This is an interesting question. There are several ways of looking at the outcome. It might be said that neither of the men actually won or lost the bet, because the lawyer didn't collect the two million rubles and the banker didn't lose the two million rubles. Morally speaking, however, it would appear that the lawyer won the bet and the lawyer decided to let the banker "off the hook" by walking out the door five hours before the deadline.
The banker seems to be acknowledging that he lost the bet by his thoughts and behavior on the night before the term of imprisonment expired. He sneaks into the prisoner's room for the first time in fifteen years with the intention of murdering him after keeping him in solitary confinement for all that time. The banker himself would acknowledge that he had lost the bet, and the lawyer would probably assert that he had won it, although he disdained to collect the money.
The bet itself is hard to understand. Initially the two men were arguing about the relative cruelty of capital punishment versus life imprisonment. This is the pertinent dialogue.
"The death sentence and the life sentence are equally immoral, but if I had to choose between the death penalty and imprisonment for life, I would certainly choose the second. To live anyhow is better than not at all."
A lively discussion arose. The banker, who was younger and more nervous in those days, was suddenly carried away by excitement; he struck the table with his fist and shouted at the young man.

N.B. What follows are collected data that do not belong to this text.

## Keep wave-uniform flags and shadow masks in scalar registers, ladder spec pow

Packs the per-wave sky and uniform-try decisions into one flag word pinned to scalar registers. The sky colour is now filled in at store time, so the sky and uniform paths branch on scalar conditions instead of vector masks. In the uniform, non-grid, single-wave path, shadow occluder masks and the albedo nonzero test also go through scalar values, and the specular integer power uses an unrolled compile-time ladder instead of a gap loop. The aim is fewer VCC/exec-mask branches and fewer VGPRs; in exchange the code is larger and relies on inline-asm pinning, and a census script is added to count branch types in the assembly listing.

```diff
diff --git a/html5-canvas-raytracer_amd/csrc/rt_kernel.hip b/html5-canvas-raytracer_amd/csrc/rt_kernel.hip
--- a/html5-canvas-raytracer_amd/csrc/rt_kernel.hip
+++ b/html5-canvas-raytracer_amd/csrc/rt_kernel.hip
@@ -104,6 +104,23 @@
 #endif
   [[maybe_unused]] bool uni_try = false;
   [[maybe_unused]] uint32_t cell = 0u;
+  constexpr bool WAVE_FLAGS = UNI_OK && !GRID;
+  [[maybe_unused]] uint32_t wf = 0u;
+  if constexpr (WAVE_FLAGS) {
+    cell = (P0.cell >> rt_wave_of<W1>(tid)) & 0x11u;
+#ifdef RT_TESTING
+    if (L.no_cells) cell = 0u;
+#endif
+    if (P0.sky) wf = 2u;
+    else {
+      if ((P0.cand >> 16) == 1u) wf = 1u;
+#ifdef RT_TESTING
+      if (L.no_uniform) wf = 0u;
+#endif
+      if ((wf & 1u) == 0u) stage_issue(tid);
+    }
+    asm volatile("" : "+s"(wf));
+  } else
   if constexpr (UNI_OK) {
     uni_try = !P0.sky && (P0.cand >> 16) == 1u;
     if constexpr (!GRID) cell = (P0.cell >> rt_wave_of<W1>(tid)) & 0x11u;
@@ -113,11 +130,13 @@
 #endif
     if (!uni_try && !P0.sky) stage_issue(tid);
   }
+  const auto wf_bit0 = [&]() __attribute__((always_inline)) { uint32_t w_ = wf; asm volatile("" : "+s"(w_)); return (w_ & 1u) != 0u; };
+#define RT_UNI_TRY() (WAVE_FLAGS ? wf_bit0() : uni_try)
   double rgb[3];
   uint32_t cnt[3] = {0u, 0u, 0u};
-  if (P0.sky) {
+  if (!WAVE_FLAGS && P0.sky) {
     rgb[0] = L.sky_rgb[0]; rgb[1] = L.sky_rgb[1]; rgb[2] = L.sky_rgb[2];
-  } else {
+  } else if (!WAVE_FLAGS || (wf & 2u) == 0u) {
   const uint32_t px = P0.px, frow = P0.frow, sub = P0.sub;
   const uint32_t sx = SS2 ? 2u * px + (sub & 1u) : px;
   const uint32_t sy = SS2 ? 2u * frow + (sub >> 1) : frow;
@@ -163,7 +182,7 @@
   };
   [[maybe_unused]] bool uni_done = false;
   if constexpr (UNI_OK) {
-    if (uni_try) {
+    if (RT_UNI_TRY()) {
       uni_done = trace_pixel<REFRACT, COUNT, GRID, SS2, false, W1, true>(L, (const rt_mtl *)L.lds_image, (const rt_texture_desc *)((const double *)L.lds_image + mtl_words), acc,
                                                                          cull_lds, cull0, lane, 0.0, 0.0, 0.0, 0.0, o, ray, rgb, cnt, is_probe, P0.cand | (cell << 24));
       if (!uni_done) {
@@ -182,17 +201,18 @@
     }
   }
   if (!uni_done) {
-    if (!UNI_OK || !uni_try) stage_finish(tid);
+    if (!UNI_OK || !RT_UNI_TRY()) stage_finish(tid);
     if constexpr (IMAGE_IN_LDS) __syncthreads();
 
     const double bw = SS2 ? 15.0 : 7.0, bh = SS2 ? 3.0 : 7.0;
     const double lx = SS2 ? (double)(2u * ((lane >> 2) & 7u) + (sub & 1u)) : (double)(lane & 7u);
     const double ly = SS2 ? (double)(2u * (lane >> 5) + (sub >> 1)) : (double)(lane >> 3);
     double blk_x0 = 0.0, blk_x1 = 0.0, blk_y0 = 0.0, blk_y1 = 0.0;
-    if (!UNI_OK || !uni_try) { blk_x0 = d0 - lx; blk_x1 = blk_x0 + bw; blk_y1 = d1 + ly; blk_y0 = blk_y1 - bh; }
+    if (!UNI_OK || !RT_UNI_TRY()) { blk_x0 = d0 - lx; blk_x1 = blk_x0 + bw; blk_y1 = d1 + ly; blk_y0 = blk_y1 - bh; }
     trace_pixel<REFRACT, COUNT, GRID, SS2, false, W1>(L, mtl, tex, acc, cull_lds, cull0, lane, blk_x0, blk_x1, blk_y0, blk_y1, o, ray, rgb, cnt, is_probe, P0.cand);
   }
   }
+#undef RT_UNI_TRY
 
   uint32_t tid2 = threadIdx.x;
   if constexpr (W1 && !GRID) tid2 = rt_lane_again(); else
@@ -204,6 +224,7 @@
 #endif
   const uint32_t frame_i = blockIdx.z;
   const bool valid = P1.valid;
+  if constexpr (WAVE_FLAGS) { if (P1.sky) { rgb[0] = L.sky_rgb[0]; rgb[1] = L.sky_rgb[1]; rgb[2] = L.sky_rgb[2]; } }
   const uint32_t r8 = to_byte(rgb[0]), g8 = to_byte(rgb[1]), b8 = to_byte(rgb[2]);
 #if RT_STRICT
   uint32_t *__restrict__ out = L.scatter ? L.out_frames[frame_i] : L.out + (size_t)frame_i * L.frame_stride;
diff --git a/html5-canvas-raytracer_amd/csrc/rt_kernel_math.h b/html5-canvas-raytracer_amd/csrc/rt_kernel_math.h
--- a/html5-canvas-raytracer_amd/csrc/rt_kernel_math.h
+++ b/html5-canvas-raytracer_amd/csrc/rt_kernel_math.h
@@ -58,29 +58,21 @@
   return __builtin_fma(__builtin_fma(-q, c, a), rc, q);
 }
 __device__ __attribute__((noinline)) double rt_pow_generic(double x, double e) { return pow(x, e); }
-template <bool UNI = false, class EP>
+#include "rt_spec_walk.h"
+#define RT_SPEC_LADDER 9
+template <bool UNI = false, bool LADDER = false, class EP>
 __device__ __forceinline__ double rt_pow_spec(double x, int32_t n, EP e) {
+  const auto mul = [](double a, double b) __attribute__((always_inline)) { return a * b; };
   const int32_t n0 = UNI ? n : __builtin_amdgcn_readfirstlane(n);
   if (UNI || __ballot(n != n0) == 0ull) {
     if (n0 < 0) return rt_pow_generic(x, *e);
-    uint32_t k = (uint32_t)n0;
+    const uint32_t k = (uint32_t)n0;
     if (k == 0u) return 1.0;
-    double b = x;
-    uint32_t g = __builtin_ctz(k);
-    for (uint32_t i = 0; i < g; i++) b *= b;
-    double r = b;
-    for (k >>= g + 1u; k != 0u; k >>= g + 1u) {
-      g = __builtin_ctz(k);
-      for (uint32_t i = 0; i <= g; i++) b *= b;
-      r *= b;
-    }
-    return r;
+    if constexpr (LADDER) return rt_spec_walk_ladder<RT_SPEC_LADDER>(k, x, mul);
+    else return rt_spec_walk_gaps(k, x, mul);
   }
   if (n < 0) return rt_pow_generic(x, *e);
-  double r = 1.0, b = x;
-  uint32_t k = (uint32_t)n;
-  do { if (k & 1u) r *= b; b *= b; k >>= 1; } while (__ballot(k != 0u) != 0ull);
-  return r;
+  return rt_spec_walk_lanes((uint32_t)n, x, mul, [](bool more) __attribute__((always_inline)) { return __ballot(more) != 0ull; });
 }
 __device__ __forceinline__ v3 unit(const v3 v, double *len_out) {
   const double m = dot(v, v);
diff --git a/html5-canvas-raytracer_amd/csrc/rt_kernel_trace.h b/html5-canvas-raytracer_amd/csrc/rt_kernel_trace.h
--- a/html5-canvas-raytracer_amd/csrc/rt_kernel_trace.h
+++ b/html5-canvas-raytracer_amd/csrc/rt_kernel_trace.h
@@ -1,3 +1,5 @@
+
+#include "rt_uniform_pred.h"
 
 #define RT_PIN() asm volatile("")
 #define RT_ROOT(TCA, DISC)                                                                    \
@@ -114,6 +116,12 @@
                 }                                                                             \
               }                                                                               \
             }
+__device__ __forceinline__ bool rt_nonzero_scalar(double x) {
+  unsigned long long b_ = __builtin_bit_cast(unsigned long long, x);
+  asm volatile("" : "+s"(b_));
+  return rt_nonzero_bits(b_);
+}
+#define RT_OA4_NONZERO(X) (SIX_FORMS ? rt_nonzero_scalar(X) : ((X) != 0.0))
 #define RT_SHADOW_U(J, G)                                                                     \
             {                                                                               \
               RT_SDISC(G, tc_, disc_)                                                       \
@@ -125,7 +133,7 @@
                 if ((t_ < llen) && !(t_ < eps) && li != 0.0) {                              \
                   RT_PIN();                                                                 \
                   const double oa4_ = objs[J].albedo[4];                                    \
-                  li = (oa4_ != 0.0) ? rt_div(li, oa4_) : 0.0;                              \
+                  li = RT_OA4_NONZERO(oa4_) ? rt_div(li, oa4_) : 0.0;                       \
                 }                                                                           \
               }                                                                             \
             }
@@ -164,6 +172,7 @@
   constexpr bool FOLD_FORWARD = true;
 #endif
   constexpr bool LEAN = !RT_STRICT && !REFRACT && !COUNT && !ITEM;
+  [[maybe_unused]] constexpr bool SIX_FORMS = LEAN && W1 && !GRID;
   [[maybe_unused]] frame<REFRACT> stack[FOLD_FORWARD ? 1 : RT_MAX_SEGS];
   [[maybe_unused]] park parked[(FOLD_FORWARD && REFRACT) ? RT_MAX_SEGS : 1];
   [[maybe_unused]] int sp = 0;
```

"It's not true! I'll bet you two million you wouldn't stay in solitary confinement for five years."
"If you mean that in earnest," said the young man, "I'll take the bet, but I would stay not five but fifteen years."
In the first place, the young lawyer doesn't have anything like two million to put up. It isn't really a bet. The banker has nothing to gain He probably regrets getting involved in such a contest as soon as he has committed himself. He not only stands to lose a fortune, but he has to keep the lawyer in comfort for as long as the young man chooses to stay. He provides his meals and even offers to serve him wine. But how did the question of "life imprisonment" suddenly and inexplicably turn into fifteen years of solitary confinement. Men serving life sentences are not sentenced to solitary confinement too.
It was agreed that for fifteen years he should not be free to cross the threshold of the lodge, to see human beings, to hear the human voice, or to receive letters and newspapers. He was allowed to have a musical, instrument and books, and was allowed to write letters, to drink wine, and to smoke....He might have anything he wanted--books, music, wine, and so on--in any quantity he desired by writing an order, but could only receive them through the window.
Chekhov had to change the argument from capital punishment versus life imprisonment to capital punishment versus fifteen years of solitary confinement. It is hard to detect the slight of hand by which he does this, but he could hardly have a character serving a life sentence, because he would have to die in prison in order to win. The bet is "wild and senseless" enough as it is, but no one would bet he could spend life in a typical prison without the amenities the banker was providing.
"The Bet" is not a typical Chekhov story. He does not usually have surprise endings or even resolutions. "The Lady with a Pet Dog" is more "Chekhovian."
In my opinion the lawyer won the bet, by abandoning the money just a few hours before the end of the bet. Through his readings he experienced the world and could clearly see the weakness of mankind. In fact, the lawyer purposefully lost the bet and escaped from the confinement as he began to despise wordly possessions.